Majority replication algorithm
There is this elegant algorithm for replicated/fault-tolerant atomic storage that I think every distributed systems researcher/developer should know about. It is simple and powerful. And, it is fun; I promise your brain will feel better about itself after you learn this majority replication algorithm. The algorithm originally appeared in: Sharing memory robustly in message-passing systems, H. Attiya, A. Bar-Noy, and D. Dolev, 1995. Here I will summarize the algorithm based on the discussion provided in the tutorial paper.

The algorithm employs majority replication to provide atomic read/write operations in the presence of crash failures under an asynchronous execution model. (Of course, the FLP result states the impossibility of solving consensus under this model, but this is a weaker problem than solving consensus.) Here, atomic means that the system provides linearizability, a strong type of consistency that guarantees that a read returns the most recent version of data. This single-copy consistency is stronger than Amazon Dynamo's eventual consistency and even GFS's consistency. The algorithm is on the CP side of the CAP triangle; availability is sacrificed when a majority of replicas are unreachable.

Write operation
Each storage node keeps a local copy of what it believes to be the most recent value stored by a client, together with a timestamp indicating the freshness of the value. A vt-pair refers to a pair of (value, timestamp), which a storage node keeps. To execute a write(v) operation, the client proceeds in two phases: it executes a get phase followed by a set phase.

get phase:
vt-set= read vt pairs from majority of storage nodes
select unique t' such that t' > max (t in vt-set)

set phase:
write_request (v, t') on storage nodes
storage nodes store vt' only if t' > their stored t
storage nodes send ack
when majority acks are received, return OK

(Uniqueness of t' can be ensured by adjoining the client-id to the timestamp, so that a timestamp consists of a pair with a number and a client-id, ordered lexicographically.)

Read operation
The read() operation is very similar to the write operation. The client also executes the get and set phases back to back.
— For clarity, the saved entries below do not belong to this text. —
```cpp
int lcs_launch_fill_brow_i8(lcs_ctx *c, const Launch &L) {
  const int n_buf = L.n_buf;
  const XcGeom &geo = L.geo;
  hipLaunchKernelGGL(k_i8_scales, dim3(n_buf), dim3(256), 0, c->stream, c->tmpl, c->xcb.i8.tq, c->xcb.i8.tsc, geo);
  hipLaunchKernelGGL(k_fill_brow_i8, dim3((LCS_TG * 2 * I8R_RLEN + 255) / 256, geo.G, n_buf), dim3(256), 0, c->stream, c->tmpl, c->xcb.i8.tq, c->xcb.i8.brow8, geo);
  HIPCHK(c, hipGetLastError());
  return LCS_OK;
}
int lcs_launch_xcorr_i8(lcs_ctx *c, hipStream_t sxc, const Launch &L, int slot0, int n_slots, int xcd_map) {
  const XcGeom &geo = L.geo;
  const unsigned grid = (unsigned)(I8_TILES * geo.G * n_slots);
  const I8Set &s = c->xcb.i8;
  if (L.screen)
    hipLaunchKernelGGL((k_xcorr_i8x3<2, false>), dim3(grid), dim3(256), 0, sxc, s.cap8, s.cap8s, c->smin, c->start, s.brow8, s.tsc, c->single, geo, slot0, n_slots, xcd_map,
                       nullptr, nullptr);
  else
    hipLaunchKernelGGL((k_xcorr_i8x3<3, false>), dim3(grid), dim3(256), 0, sxc, s.cap8, s.cap8s, c->smin, c->start, s.brow8, s.tsc, c->single, geo, slot0, n_slots, xcd_map,
                       nullptr, nullptr);
  HIPCHK(c, hipGetLastError());
  const double waves = (double)n_slots * geo.G * ((LCS_N_IDX + I8_MT * 16 - 1) / (I8_MT * 16));
  c->last_xc_ops += waves * geo.n_comb * ((L.screen ? 2.0 : 3.0) * I8_NKB * I8_MT * 2) * (2.0 * 16 * 16 * 64);
  c->last_xc_kernel = "k_xcorr_i8x3";
  return LCS_OK;
}
double lcs_i8_list_ops(const XcGeom &geo, int tiles, int last_tiles) {
  static_assert(LCS_I8_LAGS == I8_LAGS && LCS_I8_TILES == I8_TILES, "lcs_internal.h names the kernel's tiling");
  const double waves = (double)geo.G * (4.0 * tiles - (4 - (LCS_N_IDX - (I8_TILES - 1) * I8_LAGS + I8_MT * 16 - 1) / (I8_MT * 16)) * (double)last_tiles);
  return waves * geo.n_comb * (3.0 * I8_NKB * I8_MT * 2) * (2.0 * 16 * 16 * 64);
}
int lcs_launch_screen_refine(lcs_ctx *c, const Launch &L) {
  const XcGeom &geo = L.geo;
  I8Set &s = c->xcb.i8;
  const size_t S = (size_t)c->cap_slots;
  if (L.n_buf > I8_ITEM_SLOTS || geo.G > I8_ITEM_GROUPS) { c->err = "batch too large for the screen's work items"; return LCS_ERR_BAD_ARG; }
  if (s.scr_tile.capacity() < S * I8_TILES || s.scr_items.capacity() < S * I8_TILES * (size_t)c->cap_G) {
    if (c->st_open) { c->err = "the screen's buffers cannot be allocated while a stream is open: lcs_stream_close first"; return LCS_ERR_BAD_ARG; }
    HIPCHK(c, hipStreamSynchronize(c->stream));
    int rc;
    if ((rc = s.scr_state.alloc(c, 4)) || (rc = s.scr_tile.alloc(c, S * I8_TILES)) || (rc = s.scr_items.alloc(c, S * I8_TILES * (size_t)c->cap_G)) ||
        (rc = s.scr_zmin.alloc(c, S)))
      return rc;
  }
  HIPCHK(c, hipMemsetAsync(s.scr_state, 0, 4 * sizeof(int), c->stream));
  hipLaunchKernelGGL(k_screen_flag, dim3(L.n_buf), dim3(256), 0, c->stream, reinterpret_cast<const float *>(c->work.get()), c->zth, s.tsc, geo, s.scr_zmin, s.scr_state,
                     s.scr_tile, s.scr_items);
  int cus = 256;
  (void)hipDeviceGetAttribute(&cus, hipDeviceAttributeMultiprocessorCount, c->device);
  const unsigned grid = (unsigned)std::min<long long>(2LL * cus, (long long)L.n_buf * I8_TILES * geo.G);
  hipLaunchKernelGGL((k_xcorr_i8x3<3, true>), dim3(grid), dim3(256), 0, c->stream, s.cap8, s.cap8s, c->smin, c->start, s.brow8, s.tsc, c->single, geo, 0, L.n_buf, 0,
                     s.scr_items, s.scr_state);
  HIPCHK(c, hipGetLastError());
  return LCS_OK;
}
```

lte-cell-scanner_amd/csrc/screen_bound.h:

```cpp
#pragma once
#include <cmath>

#if defined(__HIP__) || defined(__host__)
#define LCS_SCREEN_HD __host__ __device__
#else
#define LCS_SCREEN_HD
#endif

LCS_SCREEN_HD static inline double lcs_screen_err(double sc) { return (1.4142135623730951 * 128.0 * 274.0 * 128.0) * sc; }
LCS_SCREEN_HD static inline double lcs_screen_bound(double e, double v) { return 2.0 * e * sqrt(v) + e * e; }
LCS_SCREEN_HD static inline double lcs_screen_slack(int n_comb, int ds) { return ldexp(4.0 * (double)(n_comb + 2 * ds + 1) + 16.0, -23) + 4e-7; }
LCS_SCREEN_HD static inline double lcs_screen_threshold(int n_comb, int ds, double sc, double Z) {
  const double e = lcs_screen_err(sc);
  if (!(Z > 0.0) || !(sc > 0.0) || !(Z < INFINITY) || !(e < INFINITY)) return -1.0;
  if (!(Z > e * e)) return -1.0;
  const double T = (Z - lcs_screen_bound(e, Z)) * (1.0 - lcs_screen_slack(n_comb, ds));
  return T > 0.0 ? T : -1.0;
}
```

Measured before the change: 63110.

## Tighten screen threshold using per-slot lower bound of surviving peaks

```diff
diff --git a/__graft_entry__.py b/__graft_entry__.py
--- a/__graft_entry__.py
+++ b/__graft_entry__.py
@@ -26,6 +26,7 @@
     ("chan_stream_host.cpp", "libchan_stream_host.so", _CHAN_DEPS, []),
     ("chan_stream_u8_host.cpp", "libchan_stream_u8_host.so", _CHAN_DEPS, []),
     ("screen_bound_host.cpp", "libscreen_bound_host.so", [os.path.join(CSRC, "screen_bound.h")], []),
+    ("screen_theta_host.cpp", "libscreen_theta_host.so", [os.path.join(CSRC, "screen_bound.h")], []),
     ("xc_route_host.cpp", "libxc_route_host.so", [os.path.join(CSRC, "xcorr_route.h")], []),
     ("foe_coarse_host.cpp", "libfoe_coarse_host.so", [os.path.join(CSRC, "foe_coarse.h"), os.path.join(CSRC, "lte_device.h")], []),
     ("tdd_config_host.cpp", "libtdd_config_host.so", [os.path.join(CSRC, "tdd_config.h"), os.path.join(CSRC, "lte_device.h")], []),
diff --git a/lte-cell-scanner_amd/csrc/lcs_internal.h b/lte-cell-scanner_amd/csrc/lcs_internal.h
--- a/lte-cell-scanner_amd/csrc/lcs_internal.h
+++ b/lte-cell-scanner_amd/csrc/lcs_internal.h
@@ -203,7 +203,7 @@
   DevBuf<int> scr_state;
   DevBuf<int> scr_tile;
   DevBuf<unsigned> scr_items;
-  DevBuf<float> scr_zmin;
+  DevBuf<float> scr_theta;
   bool ready = false;
 };
 struct F16Set {
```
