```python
class BatchedBandedAlignmentTraceback:

    def __init__(self, band_len, aligner):
        self.band_len, self.aligner = int(band_len), aligner

    def min_temp_storage(self, batch):
        out = ctypes.c_uint64(0)
        bs = batch.c_struct()
        _check(lib().nvbio_banded_gotoh_traceback_temp_bytes(ctypes.byref(bs), ctypes.c_uint32(self.band_len), ctypes.byref(out)))
        return int(out.value)

    def enact(self, batch, cigar_stride=64, temp=None, scores=None, sinks=None):
        torch = _torch()
        n, dev = batch.n, batch.device
        given = scores is not None and sinks is not None
        if not given:
            scores = torch.empty(n, dtype=torch.int32, device=dev)
            sinks = torch.empty((n, 2), dtype=torch.int32, device=dev)
        sources = torch.empty((n, 2), dtype=torch.int32, device=dev)
        cigars = torch.zeros((n, cigar_stride), dtype=torch.int16, device=dev)
        lens = torch.empty(n, dtype=torch.int32, device=dev)
        bs = batch.c_struct()
        sw = getattr(self.aligner, "sw", None)
        fn = lib().nvbio_banded_sw_traceback if sw is not None else lib().nvbio_banded_gotoh_traceback
        _check(fn(
            FMIndex._dev_index(dev), ctypes.c_uint32(self.band_len), ctypes.c_int(self.aligner.type),
            ctypes.byref(sw.c if sw is not None else self.aligner.scheme.c), ctypes.byref(bs), _ptr(scores), _ptr(sources), _ptr(sinks), _ptr(cigars),
            ctypes.c_uint32(cigar_stride), _ptr(lens), ctypes.c_uint32(TRACEBACK_SINKS_GIVEN if given else 0), _ptr(temp),
            ctypes.c_uint64(0 if temp is None else temp.numel() * temp.element_size()), _stream_ptr(dev)))
        return scores, sources, sinks, cigars, lens


class BatchedAlignmentTraceback:

    def __init__(self, aligner):
        self.aligner = aligner

    def min_temp_storage(self, batch, max_pattern_len, max_text_len):
        out = ctypes.c_uint64(0)
        bs = batch.c_struct()
        _check(lib().nvbio_full_gotoh_traceback_temp_bytes(ctypes.byref(bs), ctypes.c_uint32(max_pattern_len),
                                                           ctypes.c_uint32(max_text_len), ctypes.byref(out)))
        return int(out.value)
# ... 655 lines not shown
```

### nvbio-gpl_amd/csrc/bitplanes.h

```cpp
#pragma once
#include "common.h"

namespace nvbio_amd {

constexpr uint32_t PLANE_MAX_READ = 161u;

template <int RBITS> struct ReadWords { static constexpr int N = (161 + 15) * RBITS / 32 + 2; uint32_t w[N]; };

template <int RBITS>
__device__ __forceinline__ void load_read_words(const void* reads, const uint32_t first, const uint32_t M, ReadWords<RBITS>& out)
{
    constexpr uint32_t RPW = 32u / RBITS;
    const uint32_t* __restrict__ rwords = (const uint32_t*)reads;
    const uint32_t rw0 = (first & ~(RPW - 1u)) / RPW, rw_last = (first + M - 1u) / RPW;
    #pragma unroll
    for (int j = 0; j < ReadWords<RBITS>::N; ++j) { const uint32_t widx = rw0 + (uint32_t)j; out.w[j] = rwords[widx < rw_last ? widx : rw_last]; }
}

template <typename W>
__device__ __forceinline__ void load_text_words13(const void* text, const uint32_t tb, const uint32_t T, W& out)
{
    const uint32_t* __restrict__ twords = (const uint32_t*)text;
    const uint32_t tw0 = (tb & ~15u) >> 4, tw_last = (tb + T - 1u) >> 4;
    #pragma unroll
    for (int j = 0; j < 13; ++j) { const uint32_t widx = tw0 + (uint32_t)j; out.w[j] = twords[widx < tw_last ? widx : tw_last]; }
}

template <typename W>
__device__ __forceinline__ void load_text_words14(const void* text, const uint32_t tb, const uint32_t T, W& out)
{
    const uint32_t* __restrict__ twords = (const uint32_t*)text;
    const uint32_t tw0 = (tb & ~15u) >> 4, tw_last = (tb + T - 1u) >> 4;
    #pragma unroll
    for (int j = 0; j < 14; ++j) { const uint32_t widx = tw0 + (uint32_t)j; out.w[j] = twords[widx < tw_last ? widx : tw_last]; }
}

__device__ __forceinline__ void shr192(uint64_t (&v)[3], const uint32_t sh)
{
    const uint32_t ws = sh >> 6, bs = sh & 63u;
    uint64_t x[5] = { v[0], v[1], v[2], 0ull, 0ull };
    uint64_t y[4];
    #pragma unroll
    for (int k = 0; k < 4; ++k) y[k] = ws == 0u ? x[k] : (ws == 1u ? x[k + 1 < 5 ? k + 1 : 4] : (ws == 2u ? (k + 2 < 5 ? x[k + 2] : 0ull) : 0ull));
    #pragma unroll
    for (int k = 0; k < 3; ++k) v[k] = bs ? ((y[k] >> bs) | (y[k + 1] << (64u - bs))) : y[k];
}
__device__ __forceinline__ void mirror192(uint64_t (&v)[3])
{
    const uint64_t a = __brevll( v[2] ), c = __brevll( v[0] );
    v[1] = __brevll( v[1] ); v[0] = a; v[2] = c;
}

__device__ __forceinline__ uint32_t squeeze2(uint32_t x)
{
    x &= 0x55555555u;
    x = (x | (x >> 1)) & 0x33333333u; x = (x | (x >> 2)) & 0x0F0F0F0Fu; x = (x | (x >> 4)) & 0x00FF00FFu; x = (x | (x >> 8)) & 0xFFFFu;
    return x;
}
__device__ __forceinline__ uint32_t squeeze4(uint32_t x)
{
    x &= 0x11111111u;
    x = (x | (x >> 3)) & 0x03030303u; x = (x | (x >> 6)) & 0x000F000Fu; x = (x | (x >> 12)) & 0xFFu;
    return x;
}
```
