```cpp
__global__ __launch_bounds__(256) void hp_rowscale_kernel(const float *__restrict__ x, int ld, int rows, int K, int rows_p,
                                                          float *__restrict__ scale) {
  const int r = blockIdx.x * 4 + (threadIdx.x >> 6), lane = threadIdx.x & 63;
  if (r >= rows_p) return;
  if (r >= rows) {
    if (lane == 0) scale[r] = 1.f;
    return;
  }
  const float *p = x + (size_t)r * ld;
  float m = 0.f;
  for (int k = lane * 4; k < K; k += 256) {
    const float4 v = *reinterpret_cast<const float4 *>(p + k);
    m = fmaxf(fmaxf(m, fmaxf(fabsf(v.x), fabsf(v.y))), fmaxf(fabsf(v.z), fabsf(v.w)));
  }
  m = wave_max(m);
  if (lane == 0) scale[r] = __uint_as_float(scale_bits_of(__float_as_uint(m)));
}
__global__ __launch_bounds__(256) void hp_colmax_kernel(const float *__restrict__ x, int ld, int rows, int K,
                                                        uint32_t *__restrict__ amax) {
  const int r = blockIdx.x * 256 + threadIdx.x;
  if (r >= rows) return;
  const int k0 = blockIdx.y * 64, k1 = min(K, k0 + 64);
  float m = 0.f;
  for (int k = k0; k < k1; ++k) m = fmaxf(m, fabsf(x[(size_t)k * ld + r]));
  atomicMax(amax + r, __float_as_uint(m));
}
__global__ __launch_bounds__(256) void hp_amax_to_scale_kernel(uint32_t *__restrict__ amax_scale, int rows, int rows_p) {
// ... 181 lines not shown
  j.njobs = njobs;
  hipStream_t st = (hipStream_t)stream;
  if (kmax <= 256) hipLaunchKernelGGL(hp_split_rows_kernel<1>, dim3(blocks), dim3(256), 0, st, j);
  else if (kmax <= 512) hipLaunchKernelGGL(hp_split_rows_kernel<2>, dim3(blocks), dim3(256), 0, st, j);
  else if (kmax <= 1024) hipLaunchKernelGGL(hp_split_rows_kernel<4>, dim3(blocks), dim3(256), 0, st, j);
  else hipLaunchKernelGGL(hp_split_rows_kernel<8>, dim3(blocks), dim3(256), 0, st, j);
  return pt_check_launch();
}

int ptamd_hp_split_cols(const ptamd_hp_split_job *jobs, int njobs, void *stream) {
  if (!jobs || njobs <= 0 || njobs > MAX_SPLIT_JOBS) return PTAMD_ERR_BAD_SHAPE;
  SplitColsJobs j;
  int blocks = 0;
  for (int i = 0; i < njobs; ++i) {
    const ptamd_hp_split_job &q = jobs[i];
    if (!q.x || !q.planes || !q.scale || q.rows <= 0 || q.K <= 0 || q.ld < q.rows) return PTAMD_ERR_BAD_SHAPE;
    if (!pt_aligned16(q.planes)) return PTAMD_ERR_ALIGN;
    j.x[i] = q.x; j.planes[i] = static_cast<char *>(q.planes); j.scale[i] = q.scale;
    j.ld[i] = q.ld; j.rows[i] = q.rows; j.K[i] = q.K;
    j.first_block[i] = blocks;
    const int64_t nchunks = (int64_t)(round_up(q.rows, 32) / 32) * kb16(q.K) * 64;
    blocks += (int)((nchunks + 255) / 256);
  }
  for (int i = njobs; i <= MAX_SPLIT_JOBS; ++i) j.first_block[i] = blocks;
  j.njobs = njobs;
  hipLaunchKernelGGL(hp_split_cols_kernel, dim3(blocks), dim3(256), 0, (hipStream_t)stream, j);
  return pt_check_launch();
}

size_t ptamd_gemm_hp_workspace_bytes(int M, int N, int split_k) { return (M <= 0 || N <= 0) ? 0 : slab_bytes(M, N, split_k); }

int ptamd_gemm_hp(const ptamd_gemm_hp_args *a, void *stream) {
  if (!a || a->M <= 0 || a->N <= 0 || a->K <= 0) return PTAMD_ERR_BAD_SHAPE;
  if (!a->A || !a->B || !a->A_scale || !a->B_scale || !a->C) return PTAMD_ERR_BAD_SHAPE;
  if (!pt_aligned16(a->A) || !pt_aligned16(a->B)) return PTAMD_ERR_ALIGN;
  if (a->dropout_p < 0.f || a->dropout_p >= 1.f) return PTAMD_ERR_BAD_SHAPE;
  if ((a->flags & PTAMD_EPI_GATE) && (a->residual == nullptr) == (a->gate_mask == nullptr)) return PTAMD_ERR_BAD_SHAPE;
  if (a->gate_mask && !(a->flags & PTAMD_EPI_GATE)) return PTAMD_ERR_BAD_SHAPE;
  HpParams p;
  GemmParams &g = p.g;
  g.M = a->M; g.N = a->N; g.K = a->K;
  g.A = nullptr; g.lda = 0; g.B = nullptr; g.ldb = 0; g.C = a->C; g.ldc = a->ldc;
  g.bias = a->bias; g.residual = a->residual; g.ldr = a->ldr; g.flags = a->flags;
  g.dropout_p = a->dropout_p; g.seed = a->seed; g.stream_id = a->stream_id; g.gate_scale = a->gate_scale;
  g.reserved_cus = a->reserved_cus;
  g.colsum = nullptr; g.colsum_share = 1; g.scale_a = g.scale_b = nullptr; g.scale_a_stride = g.scale_b_stride = 1;
  g.gate_mask = a->gate_mask; g.gate_mask_out = a->gate_mask_out;
  g.mask_rb = (a->M + 31) / 32; g.mask_cb = (a->N + 31) / 32;
  constexpr int HBK = 32;
  const int Kp = round_up(a->K, 32), stages = Kp / HBK;
  int splits = a->split_k > 1 ? a->split_k : 1;
  if (splits > stages) splits = stages;
  g.k_per_split = ((stages + splits - 1) / splits) * HBK;
  splits = (Kp + g.k_per_split - 1) / g.k_per_split;
  g.splits = splits;
  g.vec_epilogue = !(a->N & 3) && !(a->ldc & 3) && pt_aligned16(a->C) &&
                   (!a->residual || (!(a->ldr & 3) && pt_aligned16(a->residual))) && (splits == 1 || pt_aligned16(a->workspace));
  g.slab = 0;
  float *user_c = a->C;
  if (splits > 1) {
    if (!a->workspace || a->workspace_bytes < slab_bytes(a->M, a->N, splits)) return PTAMD_ERR_WORKSPACE;
    g.slab = (size_t)a->M * a->N;
    g.C = static_cast<float *>(a->workspace);
  }
  p.a_planes = static_cast<const char *>(a->A);
  p.b_planes = static_cast<const char *>(a->B);
  p.a_scale = a->A_scale;
  p.b_scale = a->B_scale;
  p.kb16 = Kp / 16;
  p.a_rb_last = (round_up(a->M, 32) / 32) - 1;
  p.b_rb_last = (round_up(a->N, 32) / 32) - 1;
  p.kv_planes = static_cast<char *>(a->kv_planes);
  p.kv_inv = a->kv_inv;
  p.kv_col0 = a->kv_col0;
  p.kv_heads = a->kv_heads;
  p.kv_nt = a->M / 32;
  hipStream_t st = (hipStream_t)stream;
  if (a->kv_planes) {
    if (!a->kv_inv || a->kv_heads <= 0 || (a->M & 31) || (a->kv_col0 & 63) || a->kv_col0 < 0 ||
        a->N != a->kv_col0 + 2 * a->kv_heads * 64 || !g.vec_epilogue || splits > 1 || a->residual || a->gate_mask ||
        a->gate_mask_out || a->dropout_p != 0.f || a->flags != 0)
      return PTAMD_ERR_BAD_SHAPE;
    if (!pt_aligned16(a->kv_planes)) return PTAMD_ERR_ALIGN;
    return launch_hp3<ptgemm::EPI_FULL, true>(p, 1, st);
  }
  const bool plain = !a->bias && !a->residual && !a->gate_mask && !a->gate_mask_out &&
                     !(a->flags & (PTAMD_EPI_RELU | PTAMD_EPI_TANH | PTAMD_EPI_ACCUM)) && a->dropout_p == 0.f;
  if ((a->gate_mask || a->gate_mask_out) && (!g.vec_epilogue || splits > 1)) return PTAMD_ERR_BAD_SHAPE;
  int rc;
  if (plain || splits > 1) rc = launch_hp<ptgemm::EPI_PLAIN>(p, splits, st);
  else if (a->dropout_p == 0.f) rc = launch_hp<ptgemm::EPI_NODROP>(p, splits, st);
  else rc = launch_hp<ptgemm::EPI_FULL>(p, splits, st);
  if (rc || splits == 1) return rc;
  const float *slabs = g.C;
  g.C = user_c;
  return ptgemm::launch_splitk_reduce(g, slabs, splits, nullptr, nullptr, st);
}

}
```

protein_transformer_amd/csrc/gemm_split_kernel.h:

```cpp
#pragma once
#include <type_traits>

#include <stdlib.h>

#include "gemm_common.h"
#include "split_bf16.h"

namespace ptgemm {
namespace {

using namespace ptsplit;
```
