int bl_scan_kmer_counts(bl_ctx* c, const bl_batch* b, uint64_t first, uint64_t n, uint32_t k, uint32_t flags, const bl_table* table, uint32_t* d_counts,
                        uint8_t* d_valid, bl_result* result)
{
    if (!table) return fail(BL_ERR_INVALID, "table is NULL");
    if (c && table->ctx != c) return fail(BL_ERR_INVALID, "the table belongs to another context");
    if (table->view.key_words == 1 && k > 32) return fail(BL_ERR_INVALID, "a table of one-word keys takes k <= 32");
    if (k >= 1 && 2 * k > table->view.key_bits)
        return fail(BL_ERR_INVALID, "2k = " + std::to_string(2 * k) + " exceeds the table's key_bits = " + std::to_string(table->view.key_bits));
    bllk::ScanCountParams p{};
    bool empty;
    int rc = prepare_kmers128(c, b, first, n, k, 0, flags, nullptr, p.km, result, empty);
    if (rc != BL_OK || empty) return rc;
    p.table = table->view;
    p.out_counts = d_counts;
    p.out_valid = d_valid;
    rc = begin_scan(c);
    if (rc != BL_OK) return rc;
    p.km.shards = c->shards();
    rc = kernel_event(c, true);
    if (rc != BL_OK) return rc;
    hipError_t e = bllk::launch_scan_counts(p, c->stream);
    if (e != hipSuccess) return fail(BL_ERR_HIP, std::string("scan_counts_kernel: ") + hipGetErrorString(e));
    rc = kernel_event(c, false);
    if (rc != BL_OK) return rc;
    return end_scan(c,  (1u << 0) | (1u << 2) | (1u << 3), result, false, 0, flags);
}

int bl_scan_read_counts(bl_ctx* c, const bl_batch* b, uint64_t first, uint64_t n, uint32_t k, uint32_t flags, const bl_table* table, uint32_t min_count,
                        const uint64_t* d_offsets, uint32_t mode, bl_read_counts* d_records, bl_result* result)
{
    static_assert(sizeof(bl_read_counts) == sizeof(blrc::Record) && alignof(blrc::Record) == 16, "the kernel's record is the header's");
    if (!table) return fail(BL_ERR_INVALID, "table is NULL");
    if (c && table->ctx != c) return fail(BL_ERR_INVALID, "the table belongs to another context");
    if (table->view.key_words == 1 && k > 32) return fail(BL_ERR_INVALID, "a table of one-word keys takes k <= 32");
    if (k >= 1 && 2 * k > table->view.key_bits)
        return fail(BL_ERR_INVALID, "2k = " + std::to_string(2 * k) + " exceeds the table's key_bits = " + std::to_string(table->view.key_bits));
    if (min_count == 0) return fail(BL_ERR_INVALID, "min_count must be at least 1");
    if (mode != BL_READ_COUNTS_INIT && mode != BL_READ_COUNTS_ACCUMULATE) return fail(BL_ERR_INVALID, "mode is BL_READ_COUNTS_INIT or BL_READ_COUNTS_ACCUMULATE");
    if (!d_records) return fail(BL_ERR_INVALID, "d_records is NULL");
    if (reinterpret_cast<uintptr_t>(d_records) % 16 != 0) return fail(BL_ERR_INVALID, "d_records must be 16-byte aligned");
    if (b && !d_offsets && b->n_seqs > 1 && b->read_len == 0)
        return fail(BL_ERR_INVALID, "d_offsets is NULL: only a single-sequence or a fixed-read-length batch finds its sequences without the offsets");
    blrc::ReadCountParams p{};
    bool empty;
    int rc = prepare_kmers128(c, b, first, n, k, 0, flags, nullptr, p.km, result, empty);
    if (rc != BL_OK || empty) return rc;
    p.table = table->view;
    p.min_count = min_count;
    p.offsets = d_offsets;
    p.n_seqs = b->n_seqs;
    p.read_len = d_offsets ? 0 : b->read_len;
    p.records = reinterpret_cast<blrc::Record*>(d_records);
    rc = begin_scan(c);
    if (rc != BL_OK) return rc;
    p.km.shards = c->shards();
    rc = kernel_event(c, true);
    if (rc != BL_OK) return rc;
    hipError_t e = mode == BL_READ_COUNTS_INIT ? blrc::launch_read_counts_init(p, c->stream) : hipSuccess;
    if (e != hipSuccess) return fail(BL_ERR_HIP, std::string("read_counts_init_kernel: ") + hipGetErrorString(e));
    e = blrc::launch_read_counts(p, c->stream);
    if (e != hipSuccess) return fail(BL_ERR_HIP, std::string("read_counts_kernel: ") + hipGetErrorString(e));
    rc = kernel_event(c, false);
    if (rc != BL_OK) return rc;
    return end_scan(c,  (1u << 0) | (1u << 2) | (1u << 3), result, false, 0, flags);
}

int bl_scan_hash_sample128(bl_ctx* c, const bl_batch* b, uint64_t first, uint64_t n, uint32_t k, uint64_t seed, uint64_t threshold, uint32_t flags,
                           uint64_t* d_values, uint64_t* d_positions, uint64_t* d_hashes, uint64_t capacity, bl_result* result)
{
    bl::Kmer128Params p{};
    bool empty;
    int rc = prepare_kmers128(c, b, first, n, k, seed, flags, d_values, p, result, empty);
    if (rc != BL_OK || empty) return rc;
    p.hash_below = threshold;
    p.rec_value = d_values;
    p.rec_pos = d_positions;
    p.rec_hash = d_hashes;
    return scan_two_pass128(c, p, p, sizeof(uint16_t), nullptr, d_values || d_positions || d_hashes, capacity, flags, result, bl::launch_kmers128_count,
                            bl::launch_kmers128_emit, "kmer128");
}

The only difference is that in the set phase, the client writes back the maximum timestamp vt pair it learns in the get phase.

get phase:
vt-set= read vt pairs from majority of storage nodes
select vt' such that t' = max (t in vt-set)

set phase:
write_request (v,t') on storage nodes
storage nodes store vt' only if t' > their stored t
storage nodes send ack
when majority acks are received, return v

The Set phase in read() is needed to prevent oscillating reads due to storage node failures, in which successive reads oscillate between a new and an old value while a write is in progress-- which is a violation of atomicity. The Set phase ensures that a subsequent read() will return a value at least as recent as the value returned by the current read(). The key intuition here is that any two majorities of storage nodes always have at least one storage node in common. Therefore if some client stores value v at a majority of storage nodes then another client is guaranteed to see v when it queries any majority.

Relation to Paxos
The majority replication algorithm seems closely related to the Paxos consensus algorithm. The t in the vt-pair corresponds to ballot number in Paxos. The Get and Set phases correspond to the phase1 and phase2 of Paxos. (Of course since majority replication is not for consensus, there is nothing corresponding to phase3:commit of Paxos.) Finally, the read operation corresponds to the learning operation in Paxos. Now the differences. In majority replication clients do not coordinate for the write operation, whereas in Paxos, leaders are constrained to re-propose/rewrite the value with the highest t. Also to avoid the dueling-leaders problem, Paxos relies on a leader election service so that the system eventually converges to one leader that can safely anchor/finalize a value as the decision value. (The leader election service in Paxos needs some partial-synchrony to make progress, so consensus is achieved only then.) In summary, majority replication is a building block for Paxos consensus.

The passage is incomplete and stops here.